Hi guys, I am not sure how to solve this math problem:
Students in a science lab are working in groups to build both a small and a large electrical circuit. A large circuit uses 4 resistors and 2 capacitors, and a small circuit uses 3 resistors and 1 capacitor. There are 100 resistors and 70 capacitors available, and each group must have enough resistors and capacitors to make one large and one small circuit. What is the maximum number of groups that could work on this lab project?
It would probably help a lot if i had any idea where my graphing calculator was. So don’t take this as anything close to certain.
To pull the info out of paragraph form:
large = 4r+2c
small = 3r + 1c
each group: 7r + 3c
r<=100, c<=70
max large + small
Without a calculator, I’m going to look at it logically: it’s probably either a lot of larges, a lot of smalls, or a somewhat equal number.
And, since it’s SAT, I want to do it quickly; too much time spent on it is a huge problem.
Each group has to make at least one of each… didn’t see that before.
7r<=100, r= 14== that would work with the c’s
3c <=70== not enough r’s
I’m gong with 14.
Too late to edit. Ignore this part:
“Without a calculator, I’m going to look at it logically: it’s probably either a lot of larges, a lot of smalls, or a somewhat equal number.”
Okay that makes sense thanks!
You don’t really need to write anything algebraic…
To make their circuits, each group needs 7 resistors and 3 capacitors. To see how many teams we can equip, we divide and round down.

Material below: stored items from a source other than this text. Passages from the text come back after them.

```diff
@@ -1791,8 +1788,21 @@
 	const bool ldsh = c.hist_mode != 0;
 	const dim3 grid(c.bin_wgs), block(FR_EMIT_THREADS);
 	e.lds_tiles = (is_fov(a->variant) && ldsh) ? 1 : 0;
-	const size_t lds = (((c.hist_mode == 2 ? (size_t)((c.T + 1) / 2) * sizeof(uint32_t) : (ldsh ? (size_t)c.T * sizeof(uint32_t) : 0)) +
-		(e.lds_tiles ? lds_tile_table_bytes(c.T) : 0) + 15) & ~(size_t)15) + (size_t)FR_EMIT_THREADS * 4 * sizeof(float4);
+	if (c.gx > FR_EREC_MAX_GRID || c.gy > FR_EREC_MAX_GRID) { set_error("tile grid %d x %d exceeds %d tiles per axis", c.gx, c.gy, FR_EREC_MAX_GRID); return FR_ERR_INVALID; }
+	const size_t lds_fixed = ((c.hist_mode == 2 ? (size_t)((c.T + 1) / 2) * sizeof(uint32_t) : (ldsh ? (size_t)c.T * sizeof(uint32_t) : 0)) +
+		(e.lds_tiles ? lds_tile_table_bytes(c.T) : 0) + 15) & ~(size_t)15;
+	const size_t lds_wbig = (size_t)FR_EMIT_WBIG * 4 * sizeof(float4);
+	const size_t lds_cap = (size_t)(FR_EMIT_THREADS > 768 ? 148 : 150) * 1024 - lds_wbig;
+	static const int round_env = []() { const char *s = getenv("FOVRASTER_EMIT_ROUND_SLABS"); const int v = s ? atoi(s) : 0; return v > 0 ? v : 0; }();
+	const int64_t bin_waves = (int64_t)c.bin_wgs * (FR_BIN_THREADS / 64);
+	const int64_t cand_slabs = ((int64_t)(a->num_candidates > 0 ? a->num_candidates : 0) + 63) / 64;
+	const int64_t share = (cand_slabs + bin_waves - 1) / bin_waves * (FR_BIN_THREADS / 64);
+	int64_t round_slabs = (int64_t)((lds_cap - lds_fixed) / (64 * sizeof(uint4)));
+	if (round_slabs > share) round_slabs = share;
+	if (round_env > 0 && round_slabs > round_env) round_slabs = round_env;
+	if (round_slabs < 1) round_slabs = 1;
+	e.round_slabs = (int)round_slabs;
+	const size_t lds = lds_fixed + (size_t)round_slabs * 64 * sizeof(uint4) + lds_wbig;
 	if (lds > 64u * 1024u)
 	{
 		static const hipError_t once = []() {
@@ -1801,7 +1811,7 @@
 				(const void *)k_emit<FR_VARIANT_FOV_PCHECK_OBB, 0>, (const void *)k_emit<FR_VARIANT_FOV_PCHECK_OBB, 1>, (const void *)k_emit<FR_VARIANT_FOV_PCHECK_OBB, 2> };
 			for (const void *fn : fns)
 			{
-				const hipError_t e1 = hipFuncSetAttribute(fn, hipFuncAttributeMaxDynamicSharedMemorySize, (FR_EMIT_THREADS > 768 ? 154 : 156) * 1024);
+				const hipError_t e1 = hipFuncSetAttribute(fn, hipFuncAttributeMaxDynamicSharedMemorySize, (FR_EMIT_THREADS > 768 ? 148 : 150) * 1024);
 				if (e1 != hipSuccess) return e1;
 			}
 			return hipSuccess; }();
```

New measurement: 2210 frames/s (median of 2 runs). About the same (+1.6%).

You have 100 resistors. 100/7 = 14, drop the remainder…you have enough resistors for 14 teams.
You have 70 capacitors. 70/3 = 23, drop the remainder…you have enough for 23 teams.
So after you equip 14 teams, you run out of resistors before you run out of capacitors.

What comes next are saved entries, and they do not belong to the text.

# UnaryPlus/raytrace

Measured on AMD Instinct MI355X. Metric: Msamples/s (pixels×spp/s) + achieved HBM GB/s, Cornell-box 600×600, higher is better.
Workload: dtype f64; 1 GPU; cornell 600x600 200spp depth 50; width=600, height=600, spp=200, max_depth=50, parallelism=rows interleaved over 1 GPU(s), row_block 1

## Files before the change

### raytrace_amd/csrc/rt_trace.h

```cpp
#ifndef RT_TRACE_COMMON_H
#define RT_TRACE_COMMON_H
#include <stdint.h>

#include "../../include/rt.h"
#include "rt_internal.h"
#include "rt_sincos_table.h"

#ifdef RT_HOST_EMU
#include <cmath>
#include <cstring>
#define RT_FN static inline
#define RT_FN_SPEC inline
namespace rt_emu {
inline int f2i(float f) {
  int i;
  std::memcpy(&i, &f, 4);
  return i;
}
extern thread_local long long counters[4];
}
#define RT_F2I(f) rt_emu::f2i(f)
#define RT_COUNT(i) (++rt_emu::counters[i])
#define RT_ANY(x) (x)
#define RT_BALLOT_COUNT(x) ((x) ? 1 : 0)
#define RT_CAS
#else
#define RT_FN __device__ __forceinline__
#define RT_FN_SPEC __device__ __forceinline__
#define RT_F2I(f) __float_as_int(f)
#define RT_COUNT(i) ((void)0)
#define RT_ANY(x) __any(x)
#define RT_BALLOT_COUNT(x) ((int)__popcll(__ballot(x)))
#define RT_CAS __attribute__((address_space(4)))
#endif

#ifndef RT_HOOK_SEGMENT
#define RT_HOOK_SEGMENT(pix, sample, seg, R, tbest, best, hit_medium, L, T)
#endif
#ifndef RT_HOOK_SAMPLE
#define RT_HOOK_SAMPLE(pix, sample, L)
#endif
#endif

#ifndef RT_F64
#define RT_F64 0
#endif
#undef RT_NS
#undef RL
#undef RMIN
#undef RMAX
#undef RABS
#undef RFLOOR
#undef RCOPYSIGN
#undef RATAN2
#undef RACOS
#undef RSIN
#undef RFMA
#undef RT_NAN
#undef RT_HUGE
#undef RT_R2I
#undef RT_SINCOS_TURNS
#undef RT_SINCOS_TURNS_S
#undef RT_LOG
#undef RT_RSQRT
#undef RT_RCP
#undef RT_RCP_NZ
#undef RT_SQRT
#undef RT_NODE_F32
#if RT_F64
#define RT_NS rtk64
#define RL(x) x
#define RMIN fmin
#define RMAX fmax
#define RABS fabs
#define RFLOOR floor
#define RCOPYSIGN copysign
#define RATAN2 atan2
#define RACOS acos
#define RSIN sin
#define RFMA fma
#define RT_NAN __builtin_nan("")
#define RT_HUGE __builtin_huge_val()
#define RT_R2I(x) ((int)(uint32_t)__builtin_bit_cast(unsigned long long, (double)(x)))
#define RT_LOG(x) log(x)
#if defined(RT_HOST_EMU) || defined(RT_MATH64_IEEE)
#define RT_SINCOS_TURNS(x, s, c) (*(s) = sin(6.283185307179586 * (x)), *(c) = cos(6.283185307179586 * (x)))
#define RT_RSQRT(x) (1.0 / sqrt(x))
#define RT_RCP(x) (1.0 / (x))
#define RT_RCP_NZ(x) (1.0 / (x))
#define RT_SQRT(x) sqrt(x)
#else
#define RT_SINCOS_TURNS(x, s, c) rt_math64::sincos_turns(x, s, c)
#define RT_SINCOS_TURNS_S(x, s, c) rt_math64::sincos_turns<true>(x, s, c)
#define RT_RSQRT(x) rt_math64::rsqrt(x)
#define RT_RCP(x) rt_math64::rcp(x)
#define RT_RCP_NZ(x) rt_math64::rcp_nz(x)
#define RT_SQRT(x) rt_math64::sqrt_nonneg(x)
#ifndef RT_MATH64_DEFINED
#define RT_MATH64_DEFINED
namespace rt_math64 {
__device__ __forceinline__ double rcp(double x) {
  const double r0 = __builtin_amdgcn_rcp(x);
  const double e = __builtin_fma(-x, r0, 1.0);
  const double r = __builtin_fma(r0, __builtin_fma(e, e, e), r0);
  return r == r ? r : r0;
}
__device__ __forceinline__ double rcp_nz(double x) {
  const double r0 = __builtin_amdgcn_rcp(x);
  const double e = __builtin_fma(-x, r0, 1.0);
  return __builtin_fma(r0, __builtin_fma(e, e, e), r0);
}
__device__ __forceinline__ double rsqrt(double x) {
  const double y = __builtin_amdgcn_rsq(x);
  const double e = __builtin_fma(-x * y, y, 1.0);
  return __builtin_fma(y, __builtin_fma(e, 0.375, 0.5) * e, y);
}
__device__ __forceinline__ double sqrt_nonneg(double x) {
  const double y = __builtin_amdgcn_rsq(x);
  double s = x * y, h = 0.5 * y;
  const double r = __builtin_fma(-s, h, 0.5);
  s = __builtin_fma(s, r, s);
  h = __builtin_fma(h, r, h);
  const double d = __builtin_fma(-s, s, x);
  s = __builtin_fma(d, h, s);
  return x == 0.0 || x == __builtin_huge_val() ? x : s;
}
}
#endif
#endif
#ifndef RT_MATH64_SINCOS_DEFINED
#define RT_MATH64_SINCOS_DEFINED
#ifdef RT_HOST_EMU
#define RT_MATH64_FN static inline
#define RT_MATH64_TAB static
#else
#define RT_MATH64_FN __device__ __forceinline__
#define RT_MATH64_TAB __device__
#endif
namespace rt_math64 {
RT_MATH64_TAB const double rt_sincos_tab[2 * RT_SINCOS_TABLE_N] = RT_SINCOS_TABLE_INIT;
template <bool kCoefScalar = false>
RT_MATH64_FN void sincos_turns(double u, double* sn, double* cs) {
  const double kq = __builtin_rint(u * (double)RT_SINCOS_TABLE_N);
  const double b = __builtin_fma(kq, -1.0 / RT_SINCOS_TABLE_N, u);
  const int k = (int)kq & (RT_SINCOS_TABLE_N - 1);
  const double sa = rt_sincos_tab[2 * k], ca = rt_sincos_tab[2 * k + 1];
  const double x = b * 6.283185307179586, x2 = x * x;
  double c120 = 1.0 / 120.0;
#ifndef RT_HOST_EMU
  if constexpr (kCoefScalar) asm volatile("" : "+s"(c120));
#endif
  double ps = __builtin_fma(x2, -1.0 / 5040.0, c120);
  ps = __builtin_fma(x2, ps, -1.0 / 6.0);
  const double sb = __builtin_fma(x2 * x, ps, x);
  double pc = __builtin_fma(x2, -1.0 / 720.0, 1.0 / 24.0);
  pc = __builtin_fma(x2, pc, -0.5);
  const double cb = __builtin_fma(x2, pc, 1.0);
  *sn = __builtin_fma(sa, cb, ca * sb);
  *cs = __builtin_fma(ca, cb, -(sa * sb));
}
}
#endif
#else
#define RT_NS rtk
#define RL(x) x##f
#define RMIN fminf
#define RMAX fmaxf
#define RABS fabsf
#define RFLOOR floorf
#define RCOPYSIGN copysignf
#define RATAN2 atan2f
#define RACOS acosf
#define RSIN sinf
#define RFMA fmaf
#define RT_NAN __builtin_nanf("")
#define RT_HUGE __builtin_huge_valf()
#define RT_R2I(x) RT_F2I(x)
#ifdef RT_HOST_EMU
#define RT_SINCOS_TURNS(x, s, c) (*(s) = sinf(6.283185307179586f * (x)), *(c) = cosf(6.283185307179586f * (x)))
#define RT_LOG(x) logf(x)
#define RT_RSQRT(x) (1.0f / sqrtf(x))
#define RT_RCP(x) (1.0f / (x))
#define RT_RCP_NZ(x) (1.0f / (x))
#define RT_SQRT(x) sqrtf(x)
#else
#define RT_SINCOS_TURNS(x, s, c) (*(s) = __builtin_amdgcn_sinf(x), *(c) = __builtin_amdgcn_cosf(x))
#define RT_LOG(x) __logf(x)
#define RT_RSQRT(x) __frsqrt_rn(x)
#define RT_RCP(x) __builtin_amdgcn_rcpf(x)
#define RT_RCP_NZ(x) __builtin_amdgcn_rcpf(x)
#define RT_SQRT(x) __builtin_amdgcn_sqrtf(x)
#endif
#endif

namespace RT_NS {

#if RT_F64
using real = double;
using ureal = unsigned long long;
#else
using real = float;
using ureal = uint32_t;
#endif
using KernelParams = ::KernelParamsT<real>;
using DevMaterial = ::DevMaterialT<real>;
using DevTexture = ::DevTextureT<real>;
using DevMedium = ::DevMediumT<real>;
using DevBox = ::DevBoxT<real>;
using DevTarget = ::DevTargetT<real>;
using DevCamera = ::DevCameraT<real>;
using DevInstance = ::DevInstanceT<real>;



constexpr real kPi = RL(3.14159265358979323846);
constexpr real kTmin = RL(0.0001);
constexpr real kInf = RT_HUGE;

#ifdef RT_HOST_EMU
struct alignas(16) v4 {
#else
struct alignas(4 * sizeof(real)) v4 {
#endif
  real x, y, z, w;
};
struct alignas(16) v4f {
  float x, y, z, w;
};
struct alignas(16) i4 {
  int x, y, z, w;
};
struct f3 {
  real x, y, z;
};
RT_FN f3 mk3(real x, real y, real z) { return f3{x, y, z}; }
RT_FN f3 ld3(const real* p) { return f3{p[0], p[1], p[2]}; }
RT_FN f3 operator+(f3 a, f3 b) { return f3{a.x + b.x, a.y + b.y, a.z + b.z}; }
RT_FN f3 operator-(f3 a, f3 b) { return f3{a.x - b.x, a.y - b.y, a.z - b.z}; }
RT_FN f3 operator-(f3 a) { return f3{-a.x, -a.y, -a.z}; }
RT_FN f3 operator*(real s, f3 a) { return f3{s * a.x, s * a.y, s * a.z}; }
RT_FN f3 operator*(f3 a, f3 b) { return f3{a.x * b.x, a.y * b.y, a.z * b.z}; }
RT_FN real dot(f3 a, f3 b) { return a.x * b.x + a.y * b.y + a.z * b.z; }
RT_FN f3 normalize(f3 v) {
  real l = dot(v, v);
#if RT_F64
  if (RABS(l) <= RL(1e-12) || RABS(RL(1.0) - l) <= RL(1e-12)) return v;
#else
  if (l <= RL(1e-12)) return v;
#endif
  return RT_RSQRT(l) * v;
}
RT_FN f3 unit(f3 v) { return RT_RSQRT(dot(v, v)) * v; }
RT_FN f3 reflect(f3 n, f3 v) { return v - (RL(2.0) * dot(n, v)) * n; }
RT_FN f3 xyz(v4 v) { return f3{v.x, v.y, v.z}; }
RT_FN v4 ld4(const real* p) { return *reinterpret_cast<const v4*>(p); }
typedef const RT_CAS real* cfp;
RT_FN cfp cf(const real* p) { return (cfp)p; }
RT_FN f3 ldc3(cfp p) { return f3{p[0], p[1], p[2]}; }
RT_FN v4 ldc4(cfp p) {
  const RT_CAS v4* q = (const RT_CAS v4*)p;
  return v4{q->x, q->y, q->z, q->w};
}
RT_FN int ldci(const int* p, int i) { return ((const RT_CAS int*)p)[i]; }
typedef const RT_CAS float* cfpf;
RT_FN v4f ldc4f(cfpf p) {
  const RT_CAS v4f* q = (const RT_CAS v4f*)p;
  return v4f{q->x, q->y, q->z, q->w};
}

struct u4 {
  uint32_t x, y, z, w;
};
#ifdef RT_HOST_EMU
#define RT_XOR3(a, b, c) ((a) ^ (b) ^ (c))
#else
#define RT_XOR3(a, b, c) __builtin_amdgcn_bitop3_b32((a), (b), (c), 0x96)
#endif
RT_FN u4 philox(uint32_t c0, uint32_t c1, uint32_t c2, uint32_t c3, uint32_t k0, uint32_t k1) {
#ifndef RT_PHILOX_ROUNDS
#define RT_PHILOX_ROUNDS 10
#endif
#ifndef RT_HOST_EMU
  asm volatile("" : "+s"(k0), "+s"(k1));
#endif
#pragma unroll
  for (int r = 0; r < RT_PHILOX_ROUNDS; ++r) {
    if (r) {
      k0 += 0x9E3779B9u;
      k1 += 0xBB67AE85u;
    }
    const uint64_t p0 = (uint64_t)0xD2511F53u * c0, p1 = (uint64_t)0xCD9E8D57u * c2;
    const uint32_t hi0 = (uint32_t)(p0 >> 32), lo0 = (uint32_t)p0;
    const uint32_t hi1 = (uint32_t)(p1 >> 32), lo1 = (uint32_t)p1;
    uint32_t n0 = RT_XOR3(hi1, c1, k0), n2 = RT_XOR3(hi0, c3, k1);
    c0 = n0;
    c1 = lo1;
    c2 = n2;
    c3 = lo0;
  }
  return u4{c0, c1, c2, c3};
}
RT_FN real u01(uint32_t w) { return (real)(w >> 8) * (RL(1.0) / RL(16777216.0)); }

#ifndef RT_SINCOS_TURNS_S
#define RT_SINCOS_TURNS_S RT_SINCOS_TURNS
#endif
template <bool kFlatLoop = false>
RT_FN f3 unit_vector(uint32_t a, uint32_t b) {
  real z = RL(1.0) - RL(2.0) * u01(a);
  real r = RT_SQRT(RMAX(RL(0.0), RL(1.0) - z * z));
  real s, c;
  if constexpr (kFlatLoop)
    RT_SINCOS_TURNS_S(u01(b), &s, &c);
  else
    RT_SINCOS_TURNS(u01(b), &s, &c);
  return mk3(r * c, r * s, z);
}

#if RT_F64 && !defined(RT_NODE_F64)
#define RT_NODE_F32 1
struct f3n {
  float x, y, z;
};
#else
#define RT_NODE_F32 0
#endif
struct RayCtx {
  f3 o, d;
#if RT_NODE_F32
  f3n idir, off0, off1;
#else
  f3 idir, oidir;
#endif
  uint32_t time_w;
  int self_gid;
  int self_inst;
};
template <bool kInst>
RT_FN bool is_self(const RayCtx& R, int gid, int cur_inst) {
  if constexpr (kInst) return gid == R.self_gid && cur_inst == R.self_inst;
  return gid == R.self_gid;
}

RT_FN real u01(uint32_t w);
RT_FN f3 motion_shift(const KernelParams& P, int m, uint32_t time_w) {
  const real time = u01(time_w);
  f3 v0 = ldc3(cf(P.motions) + 8 * m), v1 = ldc3(cf(P.motions) + 8 * m + 4);
  return (RL(1.0) - time) * v0 + time * v1;
}

RT_FN real safe_rcp(real d) { return RT_RCP(RABS(d) > RL(1e-20) ? d : RCOPYSIGN(RL(1e-20), d)); }

#if RT_NODE_F32
#ifndef RT_RCPF
#ifdef RT_HOST_EMU
#define RT_RCPF(x) (1.0f / (x))
#else
#define RT_RCPF(x) __builtin_amdgcn_rcpf(x)
#endif
#endif
RT_FN void prep_axis(real o, real d, float& fi, float& f0, float& f1) {
#ifndef RT_NODE_RCP64
  const float i = RT_RCPF((float)(RABS(d) > RL(1e-20) ? d : RCOPYSIGN(RL(1e-20), d)));
  const float oi = (float)(o * (real)i);
#else
  const real i = safe_rcp(d);
  const float oi = (float)(o * i);
#endif
  const float pad = 3.0e-7f * fabsf(oi);
  const float sp = i >= 0 ? pad : -pad;
  fi = (float)i;
  f0 = oi + sp;
  f1 = oi - sp;
}
RT_FN void prep_ray(RayCtx& R) {
  prep_axis(R.o.x, R.d.x, R.idir.x, R.off0.x, R.off1.x);
  prep_axis(R.o.y, R.d.y, R.idir.y, R.off0.y, R.off1.y);
  prep_axis(R.o.z, R.d.z, R.idir.z, R.off0.z, R.off1.z);
}
RT_FN void node_slabs_f32(const RayCtx& R, const v4f& n0, const v4f& n1, const v4f& n2, float tminf, float ctf,
                          float& lnear, float& lfar, float& rnear, float& rfar) {
  const float lx0 = fmaf(n0.x, R.idir.x, -R.off0.x), lx1 = fmaf(n0.y, R.idir.x, -R.off1.x);
  const float ly0 = fmaf(n0.z, R.idir.y, -R.off0.y), ly1 = fmaf(n0.w, R.idir.y, -R.off1.y);
  const float lz0 = fmaf(n2.x, R.idir.z, -R.off0.z), lz1 = fmaf(n2.y, R.idir.z, -R.off1.z);
  const float rx0 = fmaf(n1.x, R.idir.x, -R.off0.x), rx1 = fmaf(n1.y, R.idir.x, -R.off1.x);
  const float ry0 = fmaf(n1.z, R.idir.y, -R.off0.y), ry1 = fmaf(n1.w, R.idir.y, -R.off1.y);
  const float rz0 = fmaf(n2.z, R.idir.z, -R.off0.z), rz1 = fmaf(n2.w, R.idir.z, -R.off1.z);
  lnear = fmaxf(fmaxf(fminf(lx0, lx1), fminf(ly0, ly1)), fmaxf(fminf(lz0, lz1), tminf));
  lfar = fminf(fminf(fmaxf(lx0, lx1), fmaxf(ly0, ly1)), fminf(fmaxf(lz0, lz1), ctf)) * 1.00000095f;
  rnear = fmaxf(fmaxf(fminf(rx0, rx1), fminf(ry0, ry1)), fmaxf(fminf(rz0, rz1), tminf));
  rfar = fminf(fminf(fmaxf(rx0, rx1), fmaxf(ry0, ry1)), fminf(fmaxf(rz0, rz1), ctf)) * 1.00000095f;
}
#else
RT_FN void prep_ray(RayCtx& R) {
  R.idir = mk3(safe_rcp(R.d.x), safe_rcp(R.d.y), safe_rcp(R.d.z));
  R.oidir = R.o * R.idir;
}
#endif

RT_FN const RT_CAS DevInstance* inst_rec(const KernelParams& P, int k) { return (const RT_CAS DevInstance*)P.instances + k; }
RT_FN f3 inst_to_object(const RT_CAS DevInstance* I, f3 v, bool point) {
  if (point) v = v - mk3(I->m[3], I->m[7], I->m[11]);
  return mk3(I->m[0] * v.x + I->m[4] * v.y + I->m[8] * v.z, I->m[1] * v.x + I->m[5] * v.y + I->m[9] * v.z,
             I->m[2] * v.x + I->m[6] * v.y + I->m[10] * v.z);
}
RT_FN f3 inst_rotate(const RT_CAS DevInstance* I, f3 v) {
  return mk3(I->m[0] * v.x + I->m[1] * v.y + I->m[2] * v.z, I->m[4] * v.x + I->m[5] * v.y + I->m[6] * v.z,
             I->m[8] * v.x + I->m[9] * v.y + I->m[10] * v.z);
}

#if RT_F64
struct Closest {
  real t;
  int ord;
  int prim;
  int inst;
};
#else
struct Closest {
  real t;
  unsigned long long key;
  int prim;
  int inst;
};
#endif
struct Trav {
  int* stack;
  int stride;
  const v4f* lds_nodes;
};
#if RT_F64
RT_FN Closest no_hit() { return Closest{kInf, 0, -1, -1}; }
#else
RT_FN Closest no_hit() { return Closest{kInf, 0x7f80000000000000ull, -1, -1}; }
RT_FN unsigned long long hit_key(real t, int ord) {
  return ((unsigned long long)(unsigned)RT_F2I(t) << 32) | (unsigned)ord;
}
#endif

struct PrimRec {
  v4 a, b, c, e;
};
RT_FN PrimRec ld_rec(cfp pr) { return PrimRec{ldc4(pr), ldc4(pr + 4), ldc4(pr + 8), ldc4(pr + 12)}; }
#ifdef RT_HOST_EMU
#define RT_REC_ALIGN 16
#else
#define RT_REC_ALIGN (16 * sizeof(real))
#endif
struct alignas(RT_REC_ALIGN) PrimRec64 {
  real f[16];
};
RT_FN PrimRec ld_rec64(const RT_CAS PrimRec64* p) {
  const RT_CAS real* r = p->f;
  return PrimRec{v4{r[0], r[1], r[2], r[3]}, v4{r[4], r[5], r[6], r[7]}, v4{r[8], r[9], r[10], r[11]},
                 v4{r[12], r[13], r[14], r[15]}};
}

#if RT_F64
RT_FN real float_up(real x) { return __builtin_bit_cast(real, __builtin_bit_cast(long long, x) + 1); }
#else
RT_FN real float_up(real x) { return __builtin_bit_cast(real, RT_F2I(x) + 1); }
#endif
RT_FN void isect_sphere(const PrimRec& r, f3 o, const RayCtx& R, real tmin, real tmin_up, bool self, real& t,
                        real& q) {
  f3 oc = xyz(r.a) - o;
// ... 609 lines not shown
template <bool kInst, class RC>
RT_FN void test_leaf_generic(const KernelParams& P, RC& R, TravState& S) {
  while (S.leaf < 0) {
    const int enc = ~S.leaf;
    const int first = enc >> RT_LEAF_SHIFT, count = (enc & ((1 << RT_LEAF_SHIFT) - 1)) + 1;
    for (int k = 0; k < count; ++k)
      test_rec<false, kInst>(P, ld_rec(cf(P.prims) + 16 * (size_t)(first + k)), first + k, R, S.tmin, S.tmin_up, S.C,
                             S.inst, S.ord_base);
    S.leaf = 0;
  }
}

template <bool kDefer>
RT_FN void closest_flat(const KernelParams& P, int set, const RayCtx& R, real tmin, Closest& C, real* apdf = nullptr) {
  {
    const DevFlatSet& S = P.flat_sets[set];
    const real tmin_up = float_up(tmin);
    for (int b = S.box_first; b < S.box_end; ++b) test_box<true>((const RT_CAS DevBox*)P.boxes + b, R, tmin_up, C);
    int k = S.first;
    const RT_CAS PrimRec64* rp = (const RT_CAS PrimRec64*)P.flat_recs + k;
    for (; k < S.end_quad; ++k, ++rp) {
      if constexpr (kDefer) {
        if (k == P.target_rec) {
          real term;
          test_static<RT_PRIM_CLASS_QUAD>(ld_rec64(rp), R, tmin, tmin_up, C, 0, &term);
          *apdf = RFMA(P.targets[0].prob_icr, term, *apdf);
          continue;
        }
      }
      test_static<RT_PRIM_CLASS_QUAD>(ld_rec64(rp), R, tmin, tmin_up, C);
    }
    for (; k < S.end_tri; ++k, ++rp) test_static<RT_PRIM_CLASS_TRI>(ld_rec64(rp), R, tmin, tmin_up, C);
    for (; k < S.end_sphere; ++k, ++rp) test_static<RT_PRIM_CLASS_SPHERE>(ld_rec64(rp), R, tmin, tmin_up, C);
    for (; k < S.end; ++k, ++rp) test_rec<true>(P, ld_rec64(rp), k, R, tmin, tmin_up, C);
#if RT_F64
    if (C.t < kInf) C.prim = C.ord;
#else
    const uint32_t hi = (uint32_t)(C.key >> 32);
    if (hi < 0x7f800000u) {
      C.t = __builtin_bit_cast(real, hi);
      C.prim = (int)(uint32_t)C.key;
    }
#endif
  }
}
template <>
RT_FN_SPEC void closest<true>(const KernelParams& P, cfp prims, int root, int set, const RayCtx& R, real tmin, Closest& C,
                         const Trav& W, int* overflow) {
  (void)prims;
  (void)root;
  (void)W;
  (void)overflow;
  closest_flat<false>(P, set, R, tmin, C);
}

template <>
RT_FN_SPEC void closest<false>(const KernelParams& P, cfp prims, int root, int set, const RayCtx& R, real tmin,
                          Closest& C, const Trav& W, int* overflow) {
  TravState S;
  trav_begin(S, root, tmin);
  if (set == 0) prefix_hits(P, prims, R, tmin, S.C);
  while (!trav_done(S)) trav_round(P, R, S, W, *overflow RT_PROF_NULLARG);
  C = S.C;
}
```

(If this was chemistry class, we would say that the resistors were the “limiting reagent”.)
|1/2w|=|w|+1
please help with this
|1/2w|=|w|+1
OK, for starters, you’re NOT Prepping for tomorrow’s SAT right now, right??? All it will do is make you a basket case-- I can pretty much promise that this particular problem won’t appear.
So let’s assume you’re prepping for October:
Plan A: Forget the algebra, let’s do this logically.
Take half a number, and make it positive. That should equal your original number, made positive, and increased by one.
How is that possible? The absolute value of half a number will be less than or equal to the absolute value of the original number, forget about adding one to the original.
No solution.
Plan B: If you insist on doing it algebraically, set up 2 equations:
.5w = w +1 and.5(-w) = (-w) +1
You’ll get 2 answers. But both end up as extraneous roots.
Plan C: Graph both halves on your graphing calculator, then see that they don’t intersect.